Dataset below:
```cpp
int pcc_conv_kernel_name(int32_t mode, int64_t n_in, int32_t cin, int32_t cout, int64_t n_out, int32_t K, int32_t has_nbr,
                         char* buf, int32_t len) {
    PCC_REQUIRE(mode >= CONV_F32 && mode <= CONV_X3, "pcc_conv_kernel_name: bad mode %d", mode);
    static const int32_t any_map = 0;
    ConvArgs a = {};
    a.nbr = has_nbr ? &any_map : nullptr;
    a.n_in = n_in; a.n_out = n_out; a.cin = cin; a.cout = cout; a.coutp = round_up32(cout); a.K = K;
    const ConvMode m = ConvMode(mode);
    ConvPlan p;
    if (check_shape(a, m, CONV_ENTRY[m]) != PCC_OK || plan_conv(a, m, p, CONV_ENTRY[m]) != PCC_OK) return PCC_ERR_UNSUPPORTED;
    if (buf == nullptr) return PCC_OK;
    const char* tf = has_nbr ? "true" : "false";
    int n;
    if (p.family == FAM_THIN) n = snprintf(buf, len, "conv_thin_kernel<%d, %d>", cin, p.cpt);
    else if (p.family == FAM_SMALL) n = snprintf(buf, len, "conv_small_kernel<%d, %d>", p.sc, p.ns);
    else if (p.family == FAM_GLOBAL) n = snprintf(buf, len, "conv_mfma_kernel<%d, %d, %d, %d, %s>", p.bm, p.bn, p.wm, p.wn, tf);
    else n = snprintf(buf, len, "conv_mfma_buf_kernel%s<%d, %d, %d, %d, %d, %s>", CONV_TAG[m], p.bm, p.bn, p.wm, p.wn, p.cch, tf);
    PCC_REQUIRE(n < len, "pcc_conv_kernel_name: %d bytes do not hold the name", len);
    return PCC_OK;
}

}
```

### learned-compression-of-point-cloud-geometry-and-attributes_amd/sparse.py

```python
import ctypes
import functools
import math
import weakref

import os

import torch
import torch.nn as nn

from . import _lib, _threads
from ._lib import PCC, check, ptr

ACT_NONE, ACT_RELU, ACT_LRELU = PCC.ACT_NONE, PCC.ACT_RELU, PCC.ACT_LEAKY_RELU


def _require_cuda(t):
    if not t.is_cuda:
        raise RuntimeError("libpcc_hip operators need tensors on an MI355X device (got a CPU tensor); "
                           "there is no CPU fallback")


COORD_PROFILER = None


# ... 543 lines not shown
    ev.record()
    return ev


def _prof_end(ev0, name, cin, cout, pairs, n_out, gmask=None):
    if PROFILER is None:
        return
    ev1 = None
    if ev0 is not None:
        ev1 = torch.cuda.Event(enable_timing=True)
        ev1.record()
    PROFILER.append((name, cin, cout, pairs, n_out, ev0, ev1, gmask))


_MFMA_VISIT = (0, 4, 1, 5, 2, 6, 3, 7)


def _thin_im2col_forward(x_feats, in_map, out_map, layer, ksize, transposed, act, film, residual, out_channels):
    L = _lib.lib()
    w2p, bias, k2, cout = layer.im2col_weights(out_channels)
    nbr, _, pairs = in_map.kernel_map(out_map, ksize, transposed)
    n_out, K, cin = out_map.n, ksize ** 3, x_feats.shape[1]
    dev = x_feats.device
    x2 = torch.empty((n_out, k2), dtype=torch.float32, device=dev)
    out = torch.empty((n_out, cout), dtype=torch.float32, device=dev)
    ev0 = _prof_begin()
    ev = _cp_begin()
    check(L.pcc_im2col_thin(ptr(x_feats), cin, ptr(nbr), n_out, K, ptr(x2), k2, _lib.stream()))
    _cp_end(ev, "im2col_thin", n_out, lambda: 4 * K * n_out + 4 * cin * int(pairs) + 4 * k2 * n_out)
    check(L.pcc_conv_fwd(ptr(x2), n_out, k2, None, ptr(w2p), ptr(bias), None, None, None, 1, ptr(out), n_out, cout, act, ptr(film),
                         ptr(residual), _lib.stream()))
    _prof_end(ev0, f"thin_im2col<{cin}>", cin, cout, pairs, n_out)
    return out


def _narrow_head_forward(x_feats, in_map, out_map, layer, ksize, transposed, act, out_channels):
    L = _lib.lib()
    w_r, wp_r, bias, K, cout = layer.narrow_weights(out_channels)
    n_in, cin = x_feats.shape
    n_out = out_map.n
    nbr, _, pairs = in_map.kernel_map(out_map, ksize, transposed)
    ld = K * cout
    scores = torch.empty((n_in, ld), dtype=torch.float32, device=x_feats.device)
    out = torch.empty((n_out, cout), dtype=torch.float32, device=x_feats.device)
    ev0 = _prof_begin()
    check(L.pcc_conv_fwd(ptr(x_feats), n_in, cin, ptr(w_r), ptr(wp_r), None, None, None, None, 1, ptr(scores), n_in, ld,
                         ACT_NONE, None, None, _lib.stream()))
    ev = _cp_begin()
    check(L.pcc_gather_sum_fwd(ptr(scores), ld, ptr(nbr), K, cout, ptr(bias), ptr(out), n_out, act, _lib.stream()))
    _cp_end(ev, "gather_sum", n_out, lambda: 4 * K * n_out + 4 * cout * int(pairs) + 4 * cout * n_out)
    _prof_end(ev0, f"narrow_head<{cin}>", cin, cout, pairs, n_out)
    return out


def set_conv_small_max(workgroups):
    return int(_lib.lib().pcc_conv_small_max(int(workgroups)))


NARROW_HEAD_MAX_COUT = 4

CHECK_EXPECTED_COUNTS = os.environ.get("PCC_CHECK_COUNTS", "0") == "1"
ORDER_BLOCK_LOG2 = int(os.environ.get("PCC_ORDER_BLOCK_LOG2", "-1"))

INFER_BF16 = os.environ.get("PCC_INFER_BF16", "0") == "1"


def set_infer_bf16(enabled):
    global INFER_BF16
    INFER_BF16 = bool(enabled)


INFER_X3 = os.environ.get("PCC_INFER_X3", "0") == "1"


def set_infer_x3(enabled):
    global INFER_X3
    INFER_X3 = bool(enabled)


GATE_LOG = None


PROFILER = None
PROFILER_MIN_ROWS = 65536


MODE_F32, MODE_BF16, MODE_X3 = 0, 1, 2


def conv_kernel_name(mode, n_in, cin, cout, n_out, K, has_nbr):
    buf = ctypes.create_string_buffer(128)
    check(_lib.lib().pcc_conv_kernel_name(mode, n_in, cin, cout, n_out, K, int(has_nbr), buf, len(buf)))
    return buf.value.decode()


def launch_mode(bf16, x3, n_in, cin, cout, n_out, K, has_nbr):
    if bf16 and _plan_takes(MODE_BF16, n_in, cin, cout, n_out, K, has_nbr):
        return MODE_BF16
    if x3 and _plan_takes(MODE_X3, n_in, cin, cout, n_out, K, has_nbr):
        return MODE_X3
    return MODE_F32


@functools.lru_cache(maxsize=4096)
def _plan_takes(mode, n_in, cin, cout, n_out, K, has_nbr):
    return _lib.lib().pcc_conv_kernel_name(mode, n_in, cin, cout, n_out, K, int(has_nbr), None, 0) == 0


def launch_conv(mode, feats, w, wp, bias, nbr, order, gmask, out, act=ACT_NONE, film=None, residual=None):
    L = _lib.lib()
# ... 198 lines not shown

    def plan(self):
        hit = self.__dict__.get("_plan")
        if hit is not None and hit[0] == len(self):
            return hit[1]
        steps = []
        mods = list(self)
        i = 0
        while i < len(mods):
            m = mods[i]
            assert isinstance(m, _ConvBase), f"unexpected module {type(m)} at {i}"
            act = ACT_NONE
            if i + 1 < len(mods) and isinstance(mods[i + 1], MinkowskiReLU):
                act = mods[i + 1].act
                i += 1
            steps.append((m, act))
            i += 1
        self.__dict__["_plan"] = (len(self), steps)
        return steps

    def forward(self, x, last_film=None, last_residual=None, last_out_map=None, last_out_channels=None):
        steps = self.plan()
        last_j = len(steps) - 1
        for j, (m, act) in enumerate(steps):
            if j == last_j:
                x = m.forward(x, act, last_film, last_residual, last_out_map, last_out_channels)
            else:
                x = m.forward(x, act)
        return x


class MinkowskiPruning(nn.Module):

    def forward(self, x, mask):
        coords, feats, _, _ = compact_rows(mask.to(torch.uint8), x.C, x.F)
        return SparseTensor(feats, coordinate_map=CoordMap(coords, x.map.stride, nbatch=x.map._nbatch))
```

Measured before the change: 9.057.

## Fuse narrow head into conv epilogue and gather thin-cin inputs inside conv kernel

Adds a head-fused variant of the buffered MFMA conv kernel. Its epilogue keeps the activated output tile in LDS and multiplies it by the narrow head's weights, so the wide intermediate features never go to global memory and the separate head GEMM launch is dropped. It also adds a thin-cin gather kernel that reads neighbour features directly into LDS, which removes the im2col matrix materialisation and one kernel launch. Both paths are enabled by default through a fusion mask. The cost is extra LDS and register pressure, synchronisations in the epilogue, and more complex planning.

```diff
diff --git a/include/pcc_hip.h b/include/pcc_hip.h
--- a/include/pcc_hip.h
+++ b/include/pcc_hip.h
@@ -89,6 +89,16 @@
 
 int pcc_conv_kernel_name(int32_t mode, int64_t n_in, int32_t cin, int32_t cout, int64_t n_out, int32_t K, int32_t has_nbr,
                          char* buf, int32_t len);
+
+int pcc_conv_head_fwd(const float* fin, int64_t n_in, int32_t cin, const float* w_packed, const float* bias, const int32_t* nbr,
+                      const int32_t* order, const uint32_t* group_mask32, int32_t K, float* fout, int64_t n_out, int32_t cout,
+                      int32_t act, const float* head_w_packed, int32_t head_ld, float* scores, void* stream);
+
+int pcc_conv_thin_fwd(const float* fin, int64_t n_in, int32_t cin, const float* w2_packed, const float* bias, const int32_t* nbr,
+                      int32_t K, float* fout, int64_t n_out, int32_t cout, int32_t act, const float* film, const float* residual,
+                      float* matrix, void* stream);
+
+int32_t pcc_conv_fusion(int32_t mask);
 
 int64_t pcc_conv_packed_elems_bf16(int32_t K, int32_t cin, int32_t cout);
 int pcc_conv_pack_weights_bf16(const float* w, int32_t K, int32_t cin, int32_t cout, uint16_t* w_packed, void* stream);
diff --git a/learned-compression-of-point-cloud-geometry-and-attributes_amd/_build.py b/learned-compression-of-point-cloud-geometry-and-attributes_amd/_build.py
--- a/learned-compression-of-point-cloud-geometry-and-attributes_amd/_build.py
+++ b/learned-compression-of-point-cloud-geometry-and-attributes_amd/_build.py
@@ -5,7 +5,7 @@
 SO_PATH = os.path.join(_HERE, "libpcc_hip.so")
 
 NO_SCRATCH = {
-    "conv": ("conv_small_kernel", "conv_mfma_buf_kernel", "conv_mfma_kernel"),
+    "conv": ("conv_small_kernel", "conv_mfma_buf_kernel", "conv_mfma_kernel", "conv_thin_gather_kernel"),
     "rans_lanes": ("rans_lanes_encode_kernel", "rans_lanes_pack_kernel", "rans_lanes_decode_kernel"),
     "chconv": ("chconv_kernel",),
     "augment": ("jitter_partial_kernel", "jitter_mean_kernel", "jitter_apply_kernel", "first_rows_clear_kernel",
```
End of Dataset.
» Exercise: Lines above containing "coords": how many? Reply with the number only.

» Task result: 2